I am more a user of statistics than a producer of statistics. Digging out data and comparing statistics from various sources can take up a good part of my workday. Communicating data and analyses to a wider audience form a more critical part of my role, and this sometimes includes visualizations of uncertainty.
The main reason I try to communicate statistical uncertainty is to help people better understand a topic through the sound use of trustworthy data.
For example, I recently worked with walking and cycling data published by the Department for Transport. I reported on statistics for Oxford with Cambridge and England as its comparators. Since the data tables included the confidence intervals, I included these in my figures so we could draw conclusions on whether the differences between areas were statistically significant.
Emphasizing uncertainty is not something I do every time I cite a statistic. I could do a whole post on examples of scenarios. For now, here are three of many reasons why uncertainty should be communicated. None of this is mind-blowing, but sometimes a light read on statistical uncertainty is just what an analyst needs on a Friday afternoon. Enjoy!
1. Statistics can be confused as the truth
Perhaps this has also happened to you. The inevitable “revised” dataset is released, and the “provisional” data needs to be updated. Or, a dataset has been corrected, and the original figures are no longer accurate. Either way, there is a need to explain why the statistics reported three months ago now needs to be changed.
In cases such as these, it is usually a good idea to double-check the language used to describe the reliability of the data.
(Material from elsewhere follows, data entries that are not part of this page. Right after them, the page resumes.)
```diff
+int dvgo_shade_wgrad_rebuilds(int width, int C, int E, int diffuse, int64_t M) {
+  const int n_view = C - (diffuse ? 3 : 0);
+  if ((g_shade_variant & 195) != 195 || (g_shade_variant & (4 | 8 | 32))) return 0;
+  if ((width != 128 && width != 64) || n_view < 0 || E < 0 || M < 0) return 0;
+  return shade_rebuild_built(width, n_view, E, C, M) ? 1 : 0;
+}
+
+int dvgo_shade_wgrad_rebuild(const float* G1, const float* gz, const uint64_t* masks, const float* W1, const float* b1,
+                             const float* W3, const float* H2, const float* feat, int C, const float* emb, int E,
+                             const int64_t* ray_id, int64_t M, const int64_t* m_dev, int width, int diffuse, int n_parts,
+                             float* part, float* total, void* stream) {
+  if (M < 0 || n_parts <= 0 || C <= 0 || E < 0) return DVGO_EINVAL;
+  if (!G1 || !gz || !masks || !W1 || !b1 || !W3 || !H2 || !feat || !emb || !ray_id || !part || !total) return DVGO_EINVAL;
+  const int c_view0 = diffuse ? 3 : 0;
+  const int n_view = C - c_view0;
+  if (n_view < 0) return DVGO_EINVAL;
+  if ((width != 128 && width != 64) || !shade_rebuild_built(width, n_view, E, C, M)) return DVGO_ERANGE;
+  if (n_parts > 512) n_parts = 512;
+  const int d_in = n_view + E;
+  const int tsize = width * width + width * d_in + 5 * width + 3;
+  if (width == 128)
+    shade_wgrad_rebuild_kernel<128, 3><<<n_parts, 256, 0, (hipStream_t)stream>>>(
+        G1, gz, (const unsigned int*)masks, W3, W1, b1, H2, feat, C, c_view0, n_view, emb, E, ray_id, M, m_dev, part, total, tsize);
+  else
+    shade_wgrad_rebuild_kernel<64, 1><<<n_parts, 128, 0, (hipStream_t)stream>>>(
+        G1, gz, (const unsigned int*)masks, W3, W1, b1, H2, feat, C, c_view0, n_view, emb, E, ray_id, M, m_dev, part, total, tsize);
+  DVGO_LAUNCH_CHECK();
+  const int psize = width * width + width * 64 + 32 * width + 3 * width;
+  shade_wgrad_reduce_kernel<<<dim3((psize + 255) / 256, SHADE_REDUCE_SLICES), 256, 0, (hipStream_t)stream>>>(part, n_parts, psize,
+                                                                                                       width, d_in, total);
+  DVGO_LAUNCH_CHECK();
+  return 0;
+}
+
+}
diff --git a/directvoxgo_amd/csrc/shade_x3.hip b/directvoxgo_amd/csrc/shade_x3.hip
--- a/directvoxgo_amd/csrc/shade_x3.hip
+++ b/directvoxgo_amd/csrc/shade_x3.hip
@@ -121,7 +121,7 @@
   __syncthreads();
   const int lane = threadIdx.x & 63, h = lane >> 5;
   float* stage = L.stage[threadIdx.x >> 6];
-  const bool train = H1 != nullptr;
+  const bool train = masks != nullptr;
   const int64_t n_tiles = (M + 31) / 32;
   const int64_t gw = (int64_t)blockIdx.x * (blockDim.x >> 6) + (threadIdx.x >> 6);
   const int64_t nw = (int64_t)gridDim.x * (blockDim.x >> 6);
@@ -174,7 +174,7 @@
 #pragma unroll
         for (int r = 0; r < 16; ++r) bits |= dvgo_relu_bit(acc[r]) << r;
         mask1 |= (unsigned long long)bits << (16 * t);
-        if (!(experiment & 512)) x3_store_tile(stage, acc, H1 + tile * 32 * WIDTH + 32 * t, WIDTH, lane, rows_valid);
+        if (H1 != nullptr && !(experiment & 512)) x3_store_tile(stage, acc, H1 + tile * 32 * WIDTH + 32 * t, WIDTH, lane, rows_valid);
       }
 #pragma unroll
       for (int s2 = 0; s2 < 2; ++s2) {
@@ -1113,7 +1113,7 @@
   if (M < 0 || C <= 0 || E < 0) return DVGO_EINVAL;
   if (M == 0) return 0;
   if (!feat || !emb || !ray_id || !W1 || !b1 || !W2 || !b2 || !W3 || !b3 || !rgb || !scratch) return DVGO_EINVAL;
-  if ((H1 == nullptr) != (H2 == nullptr) || (H1 == nullptr) != (masks == nullptr)) return DVGO_EINVAL;
+  if ((H2 == nullptr) != (masks == nullptr) || (H1 != nullptr && H2 == nullptr)) return DVGO_EINVAL;
   const int c_view0 = diffuse ? 3 : 0;
   const int n_view = C - c_view0;
   if (n_view < 0 || d_in != n_view + E) return DVGO_EINVAL;
diff --git a/directvoxgo_amd/shade.py b/directvoxgo_amd/shade.py
--- a/directvoxgo_amd/shade.py
+++ b/directvoxgo_amd/shade.py
@@ -102,10 +102,12 @@
         feat, emb = feat.contiguous(), emb.contiguous()
         train = bool(train) and any(ctx.needs_input_grad)
         rgb = torch.empty((M, 3), dtype=torch.float32, device=feat.device)
-        H1 = torch.empty((M, width), dtype=torch.float32, device=feat.device) if train else None
+        scratch = _scratch(width, feat.device)
+        rebuild = bool(train and scratch is not None and L.lib().dvgo_shade_wgrad_rebuilds(
+            _int(width), _int(C), _int(E), _int(1 if diffuse else 0), _i64(M)))
+        H1 = torch.empty((M, width), dtype=torch.float32, device=feat.device) if train and not rebuild else None
         H2 = torch.empty((M, width), dtype=torch.float32, device=feat.device) if train else None
         masks = torch.empty((M, 4), dtype=torch.int64, device=feat.device) if train else None
-        scratch = _scratch(width, feat.device)
         scratch_bwd = _scratch(width, feat.device) if (train and (L.lib().dvgo_shade_variant(-1) & 2)) else None
         with L.device_of(feat):
             L.call('dvgo_shade_fwd', ptr(feat), _int(C), ptr(emb), _int(E), ptr(ray_id), _i64(M), ptr(m_dev), ptr(W1.contiguous()),
@@ -114,7 +116,7 @@
                    ptr(masks), ptr(scratch), ptr(scratch_bwd), stream_of(feat))
         ctx.scratch_bwd = scratch_bwd if (train and (L.lib().dvgo_shade_variant(-1) & 1)) else None
         if train:
-            ctx.save_for_backward(feat, emb, ray_id, W1, W2, W3, rgb, H1, H2, masks)
+            ctx.save_for_backward(feat, emb, ray_id, W1, W2, W3, rgb, H1, H2, masks, b1 if rebuild else None)
             ctx.diffuse = diffuse
             ctx.m_dev = m_dev
             ctx.params = (W1, b1, W2, b2, W3, b3)
@@ -124,12 +126,12 @@
     @staticmethod
     @torch.autograd.function.once_differentiable
     def backward(ctx, g_rgb):
-        feat, emb, ray_id, W1, W2, W3, rgb, H1, H2, masks = ctx.saved_tensors
+        feat, emb, ray_id, W1, W2, W3, rgb, H1, H2, masks, b1 = ctx.saved_tensors
         diffuse, m_dev = ctx.diffuse, ctx.m_dev
         M, C = feat.shape
         width, d_in = W1.shape
         g_feat = torch.empty_like(feat)
-        G1 = torch.empty_like(H1)
+        G1 = torch.empty((masks.shape[0], width), dtype=torch.float32, device=feat.device)
         gz = torch.empty_like(rgb)
         prebuilt = ctx.scratch_bwd is not None and W1._version == ctx.w_versions[0] and W2._version == ctx.w_versions[1] \
             and W3._version == ctx.w_versions[2]
@@ -147,9 +149,14 @@
             tsize = width * width + width * d_in + 5 * width + 3
             tot = torch.empty(tsize, dtype=torch.float32, device=feat.device)
             with L.device_of(feat):
-                L.call('dvgo_shade_wgrad', ptr(G1), ptr(gz), ptr(masks), ptr(W3.contiguous()), ptr(H1), ptr(H2), ptr(feat), _int(C), ptr(emb),
-                       _int(emb.shape[1]), ptr(ray_id), _i64(M), ptr(m_dev), _int(width), _int(1 if diffuse else 0), _int(n_parts),
-                       ptr(part), ptr(tot), stream_of(feat))
+                if H1 is None:
+                    L.call('dvgo_shade_wgrad_rebuild', ptr(G1), ptr(gz), ptr(masks), ptr(W1.contiguous()), ptr(b1.contiguous()),
+                           ptr(W3.contiguous()), ptr(H2), ptr(feat), _int(C), ptr(emb), _int(emb.shape[1]), ptr(ray_id), _i64(M),
+                           ptr(m_dev), _int(width), _int(1 if diffuse else 0), _int(n_parts), ptr(part), ptr(tot), stream_of(feat))
+                else:
+                    L.call('dvgo_shade_wgrad', ptr(G1), ptr(gz), ptr(masks), ptr(W3.contiguous()), ptr(H1), ptr(H2), ptr(feat), _int(C),
+                           ptr(emb), _int(emb.shape[1]), ptr(ray_id), _i64(M), ptr(m_dev), _int(width), _int(1 if diffuse else 0),
+                           _int(n_parts), ptr(part), ptr(tot), stream_of(feat))
             return _unpack_record(tot, width, d_in)
 
         return _weight_grads(ctx.params, wgrad, feat.device, 3, 12, g_feat if ctx.needs_input_grad[0] else None)
diff --git a/include/dvgo_hip.h b/include/dvgo_hip.h
--- a/include/dvgo_hip.h
+++ b/include/dvgo_hip.h
@@ -214,6 +214,12 @@
                      const float* H1, const float* H2, const float* feat, int C, const float* emb, int E, const int64_t* ray_id, int64_t M,
                      const int64_t* m_dev, int width, int diffuse, int n_parts, float* part, float* total, void* stream);
 
+int dvgo_shade_wgrad_rebuild(const float* G1, const float* gz, const uint64_t* masks, const float* W1, const float* b1,
+                             const float* W3, const float* H2, const float* feat, int C, const float* emb, int E,
+                             const int64_t* ray_id, int64_t M, const int64_t* m_dev, int width, int diffuse, int n_parts,
+                             float* part, float* total, void* stream);
+int dvgo_shade_wgrad_rebuilds(int width, int C, int E, int diffuse, int64_t M);
+
 int dvgo_march_positions(const float* rays_start, const float* rays_dir, const int64_t* ray_id, const int64_t* step_id,
                          int64_t M, float stepdist, float* pts, void* stream);
 int dvgo_shade_pe_fwd(const float* pts, const float* freq, int P, const float* emb, int E, const int64_t* ray_id, int64_t M,
```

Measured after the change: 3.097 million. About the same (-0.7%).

Keywords like “estimated”, “provisional”, “modelled”, “likely”, and “approximately” should be used when appropriate to help people understand statistics better. Statistics are not non-truths, but there is some positive probability that they are usually some distance from the true mean. It is up to the analyst to convey the message around estimation.
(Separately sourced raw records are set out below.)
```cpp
int rt_postprocess(int device, const rt_accumulation_buffer* accum, const rt_post_settings* post,
                   uint32_t total_frame_index, uint32_t* out_bgra);

typedef struct rt_denoise_params {
    int32_t iterations;
    float   sigma_color;
    float   sigma_guide[2];
    float   firefly_clamp;
    int32_t reserved[3];
} rt_denoise_params;
int    rt_denoise_default_params(rt_denoise_params* out);
size_t rt_denoise_workspace_bytes(uint32_t w, uint32_t h);
int rt_denoise_device(int device, const float* d_beauty, const float* d_guide0, const float* d_guide1,
                      uint32_t w, uint32_t h, const rt_denoise_params* p, void* d_workspace,
                      float* d_out, void* hip_stream);
int rt_denoise(int device, const rt_accumulation_buffer* beauty, const float* guide0, const float* guide1,
               const rt_denoise_params* p, float* out_pixels);
int rt_render_picture_denoised(rt_scene* scene, const rt_camera* camera, const rt_settings* settings,
                               const rt_filter_cache* filter, const rt_tile_set* tiles, uint32_t total_frame_index,
                               uint32_t w, uint32_t h, const rt_post_settings* post, const rt_denoise_params* p,
                               uint32_t guide_spp, uint32_t* out_bgra, rt_stats* stats);

enum rt_feature { RT_FEATURE_NORMAL = 0, RT_FEATURE_DISTANCE = 1, RT_FEATURE_ALBEDO = 2, RT_FEATURE_COUNT = 3 };
int rt_render_feature_device(rt_scene* scene, const rt_camera* camera, const rt_settings* settings,
                             const rt_filter_cache* filter, const rt_tile_set* tiles, uint32_t total_frame_index,
                             uint32_t w, uint32_t h, uint32_t frame_count, int feature, float* d_pixels,
                             void* hip_stream, rt_stats* stats);
int rt_render_feature(rt_scene* scene, const rt_camera* camera, const rt_settings* settings,
// ... 165 lines not shown
```

Baseline: 14400.

## Replace IEEE divides with exact reciprocal-FMA sequences and reuse world inv_d for translated instances

Replaces divisions by PI and by the light distance with reciprocal-multiply plus FMA correction sequences meant to give bit-identical results, and adds device verification entry points for both. Mesh instances whose transform is a pure translation now carry the LEAF_TRANSLATE flag, so when a whole wave qualifies the world ray's inverse direction is reused instead of recomputing three reciprocals. The BVH4 child push in the non-reference path is rewritten as branch-free slot arithmetic. These trim ALU work in shading and traversal, at the cost of extra range checks and code size.

Result: faster. 14780 (median of 6 runs) (+2.6%).

```diff
diff --git a/buas-pathtracer_amd/abi.py b/buas-pathtracer_amd/abi.py
--- a/buas-pathtracer_amd/abi.py
+++ b/buas-pathtracer_amd/abi.py
@@ -240,6 +240,8 @@
     "rt_debug_rank_slots": (C.c_int, [P(C.c_uint32), C.c_uint32, C.c_uint32, C.c_uint32, P(C.c_uint32)]),
     "rt_scene_ramp_stats": (C.c_int, [C.c_void_p, P(C.c_uint64), P(C.c_uint64)]),
     "rt_debug_verify_rcp": (C.c_int, [C.c_int, P(C.c_uint64), P(C.c_uint32)]),
+    "rt_debug_verify_div_pi": (C.c_int, [C.c_int, P(C.c_uint64), P(C.c_uint32)]),
+    "rt_debug_verify_div3": (C.c_int, [C.c_int, C.c_uint32, P(C.c_float), P(C.c_uint64), P(C.c_uint32)]),
     "rt_set_profiling": (C.c_int, [C.c_int]),
     "rt_set_profiling_stages": (C.c_int, [C.c_uint32]),
     "rt_set_path_pool": (C.c_int, [C.c_uint32]),
diff --git a/buas-pathtracer_amd/csrc/rt_dmath.h b/buas-pathtracer_amd/csrc/rt_dmath.h
--- a/buas-pathtracer_amd/csrc/rt_dmath.h
+++ b/buas-pathtracer_amd/csrc/rt_dmath.h
@@ -41,6 +41,36 @@
     return 1.0f / x;
 }
 RT_D V3 rcp3(V3 a) { return {rcp_cr(a.x), rcp_cr(a.y), rcp_cr(a.z)}; }
+struct ByPi {
+    static constexpr float D = PI_32, C = 0x1.45f306p-2f;
+};
+static_assert(ByPi::C == 1.0f / ByPi::D, "ByPi::C is the rounded reciprocal of PI_32");
+template <class K>
+RT_D float div_const(float x) {
+    const float a = __builtin_fabsf(x);
+    if (a >= 0x1p-100f && a <= FLT_MAX_) {
+        const float q0 = x * K::C;
+        return __builtin_fmaf(__builtin_fmaf(-K::D, q0, x), K::C, q0);
+    }
+    return x / K::D;
+}
+RT_D float div_pi(float x) { return div_const<ByPi>(x); }
+constexpr float DIV3_LO = 0x1p-46f, DIV3_HI = 0x1p46f;
+RT_D bool div3_in_range(float x) { const float a = __builtin_fabsf(x); return a >= DIV3_LO && a <= DIV3_HI; }
+RT_D V3 div3_by(V3 n, float d) {
+#ifndef RT_DMATH_HOST_TEST
+    if (div3_in_range(d) && div3_in_range(n.x) && div3_in_range(n.y) && div3_in_range(n.z)) {
+        const float r0 = __builtin_amdgcn_rcpf(d);
+        const float r = __builtin_fmaf(__builtin_fmaf(-d, r0, 1.0f), r0, r0);
+        V3 q = {n.x * r, n.y * r, n.z * r};
+        q = {__builtin_fmaf(__builtin_fmaf(-d, q.x, n.x), r, q.x), __builtin_fmaf(__builtin_fmaf(-d, q.y, n.y), r, q.y),
+             __builtin_fmaf(__builtin_fmaf(-d, q.z, n.z), r, q.z)};
+        return {__builtin_fmaf(__builtin_fmaf(-d, q.x, n.x), r, q.x), __builtin_fmaf(__builtin_fmaf(-d, q.y, n.y), r, q.y),
+                __builtin_fmaf(__builtin_fmaf(-d, q.z, n.z), r, q.z)};
+    }
+#endif
+    return {n.x / d, n.y / d, n.z / d};
+}
 RT_D float dot(V3 a, V3 b) { return a.x*b.x + a.y*b.y + a.z*b.z; }
 RT_D V3 cross(V3 a, V3 b) { return {a.y*b.z - a.z*b.y, a.z*b.x - a.x*b.z, a.x*b.y - a.y*b.x}; }
 RT_D float length_sq(V3 a) { return dot(a, a); }
diff --git a/buas-pathtracer_amd/csrc/rt_kernels.hip b/buas-pathtracer_amd/csrc/rt_kernels.hip
--- a/buas-pathtracer_amd/csrc/rt_kernels.hip
+++ b/buas-pathtracer_amd/csrc/rt_kernels.hip
@@ -98,12 +98,17 @@
 
 struct Ray { V3 o, d, inv_d; uint32_t neg; float max_t; uint32_t zero; };
 
-RT_D Ray make_ray(V3 o, V3 d, float far_clip) {
+RT_D Ray make_ray_dir(V3 o, V3 d) {
     Ray r;
     r.o = o; r.d = d;
-    r.inv_d = rcp3(d);
     r.neg = (d.x < 0.0f ? 1u : 0u) | (d.y < 0.0f ? 2u : 0u) | (d.z < 0.0f ? 4u : 0u);
     r.zero = (d.x == 0.0f ? 1u : 0u) | (d.y == 0.0f ? 2u : 0u) | (d.z == 0.0f ? 4u : 0u);
+    r.max_t = 0.0f;
+    return r;
+}
+RT_D Ray make_ray(V3 o, V3 d, float far_clip) {
+    Ray r = make_ray_dir(o, d);
+    r.inv_d = rcp3(d);
     r.max_t = far_clip;
     return r;
 }
@@ -377,7 +382,9 @@
                 Ray ir; ir.o = io; ir.d = id;
                 hit = ray_sphere(ir, q3.z, r.t);
             } else {
-                const Ray ir = make_ray(io, id, 0.0f);
+                Ray ir = make_ray_dir(io, id);
+                if (__ballot(!((tword & LEAF_TRANSLATE) && plain)) == 0ull) ir.inv_d = wr.inv_d;
+                else ir.inv_d = rcp3(id);
                 if (type == RT_PRIMITIVE_MESH) {
                     const f32x8 qb = ld_uniform_v<f32x8>(q + 4);
                     const float4 q4 = q4_of(qb, 0), q5 = q4_of(qb, 1);
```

2. Differences can be statistically significant (or not), or practically different (or not)
The slope index of inequality in life expectancy at birth for men in Oxford from the most to least deprived areas has decreased from 9.3 years to 8.8 years, or around six months of life. Is this the beginning of a downward trend? Does this mean that men in the most deprived areas can be expected to live six months longer? For many reasons, the answer to both questions is most likely no.
The reason in the context of statistical uncertainty is that once we look at the confidence intervals - the margin of error - for the recorded time periods, it is unclear whether there is a significant change over time. In other words, the confidence intervals overlap, which might mean that there is no statistical difference, although that might not necessarily be true. As statistical practitioners, it is good practice to keep an eye out for CI's before saying something about trends or differences.
3. Transparency in statistics promotes statistical literacy and builds trust, and might get people to use them more often
I was recently at a conference where the audience was shown an article on the BBC website that was based on Office for National Statistics unemployment figures. The article headline announced a fall of 3,000 in UK unemployment. We were then shown the original statistical bulletin by the ONS, where at the bottom of the bulletin read that the “small fall” had a confidence interval of plus or minus 77,000 and that the “fall” was not actually statistically significant.
“Once bitten, twice shy.” If we make genuine efforts to be transparent in our use of data by being straightforward and upfront about uncertainty, we might improve the likelihood that people use data with confidence. Even when we have to make the inevitable corrections or updates, when we are honest and open about why they have been made and take steps to avoid the inevitable, then we are helping our end users in more ways than one.
Let there be uncertainty because there is
In the day and age of big data, open data, and data protection policies, our work and learning as analysts seems to be ever-evolving. Reminders about some basic principles of data and analysis can be helpful in providing us with the structures and tools we need to grow and get on with our work.